Exercise prompt: Reproduce exactly, and only, the lines below from the one containing "if (d_payload &&" through the one containing "long *)d_lens, s16, d_storew))) return rc;".

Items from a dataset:
__________________________________________________
@@ -1944,11 +2028,30 @@
     fb.height = f->height * fields;
     if ((rc = raw_view(c, &fb, n / fields, d_raw, B_PKIN, in))) return rc;
   }
+  view_planes(in, f, fields, top_first, src, ss);
+  const bool plane_path = needs_plane_path(c, g, cp->kernel);
+  HeadSplit fhs;
+  memset(&fhs, 0, sizeof fhs);
+  long long sstride = (long long)ns * g.slice_coefs;
+  c->last_fwd_heads = 0;
+  if (s16 && c->allow_fwd_heads && cp->mode == VC2HIP_HQ_CONSTQ && !ro && d_payload && !plane_path &&
+      plan_forward_heads(c, g, cp, n, f, qm, src, ss, fhs, sstride))
+    c->last_fwd_heads = 1;
+  const HeadSplit *hs = c->last_fwd_heads ? &fhs : nullptr;
+  int32_t *d_store, *d_ll, *d_q, *d_storew = nullptr, *d_llw = nullptr;
+  NEED(c, B_STORE, (size_t)n * ns * g.slice_coefs * 4, d_store);
+  NEED(c, B_LL0, ll_bytes(g, n) + 16, d_ll);
+  if (s16) {
+    NEED(c, B_STOREW, (size_t)n * sstride * 4, d_storew);
+    NEED(c, B_LLW, ll_bytes(g, n) + 16, d_llw);
+  }
+  NEED(c, B_QIDX, (size_t)n * ns * 4, d_q);
+  LLPlanes ll;
+  ll_layout(g, n, d_ll, s16 ? 2 : 4, d_llw, ll);
   view_convert(c, in, false);
-  view_planes(in, f, fields, top_first, src, ss);
-  if (needs_plane_path(c, g, cp->kernel)) {
+  if (plane_path) {
     if ((rc = plane_forward(c, g, cp->kernel, n, src, ss, f, d_store))) return rc;
-  } else if ((rc = run_forward(c, g, cp->kernel, n, src, ss, true, f, d_store, ll, s16, d_storew))) return rc;
+  } else if ((rc = run_forward(c, g, cp->kernel, n, src, ss, true, f, d_store, ll, s16, d_storew, hs, hs ? g.depth - 2 : 1 << 30, sstride))) return rc;
   int32_t *d_cb = nullptr; uint32_t *d_co = nullptr; uint64_t total = 0;
   if (cp->mode == VC2HIP_LD) {
     const int key[5] = {g.ys, g.xs, cp->compressed_bytes, 1, -7};
@@ -2016,7 +2119,7 @@
     vc2_launch_fill_i32(c->L, d_q, cp->q_index, (size_t)n * ns, c->stream);
   }
   if (d_payload && (rc = run_pack(c, g, n, d_store, d_q, qm, true, cp->prefix, cp->scalar, d_cb, d_co, total, (uint8_t *)d_payload,
-                                  (long long)payload_stride, (unsigned long long *)d_lens, s16, d_storew))) return rc;
+                                  (long long)payload_stride, (unsigned long long *)d_lens, s16, d_storew, hs, sstride))) return rc;
   return ro ? run_recon(c, g, cp, n, f, qm, s16, d_store, d_storew, d_q, ll, in, *ro, d_cb, !d_payload, nullptr) : VC2HIP_OK;
 }
 
@@ -2323,6 +2426,7 @@
 }
 
 extern "C" int vc2hip_band_plane_bits(const vc2hip_ctx *c) { return c ? c->last_plane_bits : 0; }
+extern "C" int vc2hip_forward_heads(const vc2hip_ctx *c) { return c ? c->last_fwd_heads : 0; }
 
 namespace {
 struct HeaderBits {
diff --git a/vc2-reference_amd/csrc/vc2hip_dwt_pair.hip b/vc2-reference_amd/csrc/vc2hip_dwt_pair.hip
--- a/vc2-reference_amd/csrc/vc2hip_dwt_pair.hip
+++ b/vc2-reference_amd/csrc/vc2hip_dwt_pair.hip
@@ -73,7 +73,7 @@
   ST *imgA = (ST *)smem, *imgB = (ST *)(smem + pp.img_b);
   unsigned *ring_ll = (unsigned *)(smem + pp.ring_ll);
   const int szA = pp.sz_a, szB = pp.sz_b, grpA = pp.grp_a, nll = pp.n_ll;
-  const int xs = p.xs, slice_coefs = p.slice_coefs, st_prio = p.st_prio;
+  const int xs = p.xs, st_prio = p.st_prio;
 #ifdef VC2HIP_ABLATE
   const int dskip = p.debug_skip;
 #else
@@ -139,6 +139,7 @@
   const int b_last = pb.ll_to_store;
   const int run0A = p.coef_off[comp] + bnA, run0B = pb.coef_off[comp] + (b_last ? 0 : bnB);
   const int ssA = pp.ss_a[comp], ssB = pp.ss_b[comp];
+  const int rsA = p.rec_stride[comp], rsB = pb.rec_stride[comp];
   const int llps = p.st_llps[comp];
   const int si = spl == 1 ? (lane - sp.lo) >> llps : (lane - sp.lo) * spl;
   const int cl = spl == 1 ? (lane - sp.lo) & ((1 << llps) - 1) : 0;
@@ -152,11 +153,11 @@
     if constexpr (S_::narrow) llp_w = pb.ll_wide[comp] + (size_t)pic * pb.ll_stride[comp] + (size_t)chunk * 2;
   }
   const int baseA = si * ssA + cl * 4, baseB = si * ssB + cl * 2;
-  auto escapes = [&](int *v, auto NBc, auto NVc, int sv, int run0, int bn, int off_r, int clv) __attribute__((always_inline)) {
+  auto escapes = [&](int *v, auto NBc, auto NVc, int sv, int rs, int run0, int bn, int off_r, int clv) __attribute__((always_inline)) {
     constexpr int NB = decltype(NBc)::value, NV = decltype(NVc)::value, H = NV / 2;
     if constexpr (S_::narrow) {
-      int32_t *w0 = wide + mul24z(sv * xs + sp.sx0 + si, slice_coefs) + run0 + off_r + (spl == 1 ? clv : 0);
-      int32_t *w1 = spl == 1 ? w0 + H : w0 + slice_coefs;
+      int32_t *w0 = wide + mul24z(sv * xs + sp.sx0 + si, rs) + run0 + off_r + (spl == 1 ? clv : 0);
+      int32_t *w1 = spl == 1 ? w0 + H : w0 + rs;
 #pragma unroll
       for (int b = 0; b < NB; ++b, w0 += bn, w1 += bn)
 #pragma unroll
@@ -170,7 +171,7 @@
       int mx = v[0], mn = v[0];
 #pragma unroll
       for (int j = 1; j < 12; ++j) { mx = max(mx, v[j]); mn = min(mn, v[j]); }
-      if (__builtin_expect(mx > 32767 || mn < -32767, 0)) escapes(v, IC<3>(), IC<4>(), sv, run0A, bnA, r * bswA, cl * 4);
+      if (__builtin_expect(mx > 32767 || mn < -32767, 0)) escapes(v, IC<3>(), IC<4>(), sv, rsA, run0A, bnA, r * bswA, cl * 4);
     }
     ST *d = img + baseA + r * bswA;
 #pragma unroll
@@ -193,8 +194,8 @@
       for (int j = 3; j < 8; ++j) { mx = max(mx, v[j]); mn = min(mn, v[j]); }
       if (b_last) { mx = max(mx, max(v[0], v[1])); mn = min(mn, min(v[0], v[1])); }
       if (__builtin_expect(mx > 32767 || mn < -32767, 0)) {
-        if (b_last) escapes(v, IC<4>(), IC<2>(), sv, run0B, bnB, r * bswB, cl * 2);
-        else escapes(v + 2, IC<3>(), IC<2>(), sv, run0B, bnB, r * bswB, cl * 2);
+        if (b_last) escapes(v, IC<4>(), IC<2>(), sv, rsB, run0B, bnB, r * bswB, cl * 2);
+        else escapes(v + 2, IC<3>(), IC<2>(), sv, rsB, run0B, bnB, r * bswB, cl * 2);
       }
     }
     ST *d = img + baseB + r * bswB;
@@ -211,10 +212,10 @@
       d += bnB;
     }
   };
-  auto flush = [&](const ST *img, int ss, int run0, int run_n, int piece, int sv) __attribute__((always_inline)) {
+  auto flush = [&](const ST *img, int ss, int rs, int run0, int run_n, int piece, int sv) __attribute__((always_inline)) {
     const int epp = piece / (int)sizeof(ST), ppr = run_n / epp;
-    ST *rec0 = store + mul24z(sv * xs + sp.sx0, slice_coefs) + run0;
-    const bool nt = FIRST && VC2_PAIR_NT && piece == 16 && (((run0 | run_n | slice_coefs) * (int)sizeof(ST)) & 127) == 0;
+    ST *rec0 = store + mul24z(sv * xs + sp.sx0, rs) + run0;
+    const bool nt = FIRST && VC2_PAIR_NT && piece == 16 && (((run0 | run_n | rs) * (int)sizeof(ST)) & 127) == 0;
     if (ppr <= 64) {
       const int spt = 64 / ppr;
       int ls = (int)((float)lane * (1.0f / (float)ppr));
@@ -222,9 +223,9 @@
       ls += (ls + 1) * ppr <= lane ? 1 : 0;
       const int e = (lane - ls * ppr) * epp;
       const ST *src = img + ls * ss + e;
-      ST *dst = rec0 + mul24z(ls, slice_coefs) + e;
+      ST *dst = rec0 + mul24z(ls, rs) + e;
       const int dsrc = spt * ss;
-      const size_t ddst = mul24z(spt, slice_coefs);
+      const size_t ddst = mul24z(spt, rs);
 #pragma unroll 1
       for (int s2 = ls; s2 < sp.nsl; s2 += spt, src += dsrc, dst += ddst) {
         if (ls < spt) {
@@ -237,7 +238,7 @@
 #pragma unroll 1
       for (int s2 = 0; s2 < sp.nsl; ++s2) {
         const ST *src = img + s2 * ss;
-        ST *dst = rec0 + mul24z(s2, slice_coefs);
+        ST *dst = rec0 + mul24z(s2, rs);
 #pragma unroll 1
         for (int q = lane; q < ppr; q += 64) {
           if (piece == 16) { if (nt) st_nt(dst + q * epp, *(const uint4 *)(src + q * epp)); else *(uint4 *)(dst + q * epp) = *(const uint4 *)(src + q * epp); }
@@ -272,10 +273,10 @@
   auto burst = [&]() __attribute__((always_inline)) {
     wave_sync();
 #pragma unroll 1
-    for (; stA < dnA; ++stA) if (!(dskip & 256)) flush(imgA + ((stA - sv0) & (grpA - 1)) * szA, ssA, run0A, 3 * bnA, pieceA, stA);
+    for (; stA < dnA; ++stA) if (!(dskip & 256)) flush(imgA + ((stA - sv0) & (grpA - 1)) * szA, ssA, rsA, run0A, 3 * bnA, pieceA, stA);
 #pragma unroll 1
     for (; stB < dnB; ++stB) {
-      if (!(dskip & 64)) flush(imgB + slotBf * szB, ssB, run0B, (b_last ? 4 : 3) * bnB, pieceB, stB);
+      if (!(dskip & 64)) flush(imgB + slotBf * szB, ssB, rsB, run0B, (b_last ? 4 : 3) * bnB, pieceB, stB);
       slotBf = slotBf == grpA ? 0 : slotBf + 1;
     }
     if (!b_last) {
@@ -1049,7 +1050,7 @@
     const int pieceA = std::min(16, bnA * elem), pieceB = std::min(16, (b_last ? 4 * bnB : bnB) * elem);
     if (!inverse) {
       if (pieceA < 4 || pieceB < 4) return 0;
-      if ((p.coef_off[c] * elem) % 16 || (pb.coef_off[c] * elem) % 16 || (p.slice_coefs * elem) % 16) return 0;
+      if ((p.coef_off[c] * elem) % 16 || (pb.coef_off[c] * elem) % 16 || (p.rec_stride[c] * elem) % 16 || (pb.rec_stride[c] * elem) % 16) return 0;
     } else {
       if ((p.coef_off[c] | pb.coef_off[c] | p.rec_stride[c] | pb.rec_stride[c] | bnA) & 3) return 0;
       if ((bnB & 1) && !(bnB == 1 && b_last && spl_of(fw) == 2)) return 0;
diff --git a/vc2-reference_amd/csrc/vc2hip_internal.h b/vc2-reference_amd/csrc/vc2hip_internal.h
--- a/vc2-reference_amd/csrc/vc2hip_internal.h
+++ b/vc2-reference_amd/csrc/vc2hip_internal.h
@@ -172,6 +172,11 @@
 #define VC2_SKIP(p, bit) false
 #endif
 
+struct HeadSplit {
+  int n[3];
+  long long base[3];
+};
+
 struct PackParams {
   const void *store;
   const int32_t *store_wide;
@@ -203,6 +208,7 @@
   unsigned long long *lookback;
   long long lookback_stride;
   unsigned long long *lens;
+  HeadSplit hs;
 };
 
 constexpr int VC2_BP_MAX = 3;
@@ -213,11 +219,6 @@
   long long base[3][VC2_BP_MAX];
   int ow[3][VC2_BP_MAX], np[3][VC2_BP_MAX];
   int lbsh[3][VC2_BP_MAX], lbsw[3][VC2_BP_MAX];
-};
-
-struct HeadSplit {
-  int n[3];
-  long long base[3];
 };
 
 struct UnpackParams {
__________________________________________________
Answer:
   if (d_payload && (rc = run_pack(c, g, n, d_store, d_q, qm, true, cp->prefix, cp->scalar, d_cb, d_co, total, (uint8_t *)d_payload,
-                                  (long long)payload_stride, (unsigned long long *)d_lens, s16, d_storew))) return rc;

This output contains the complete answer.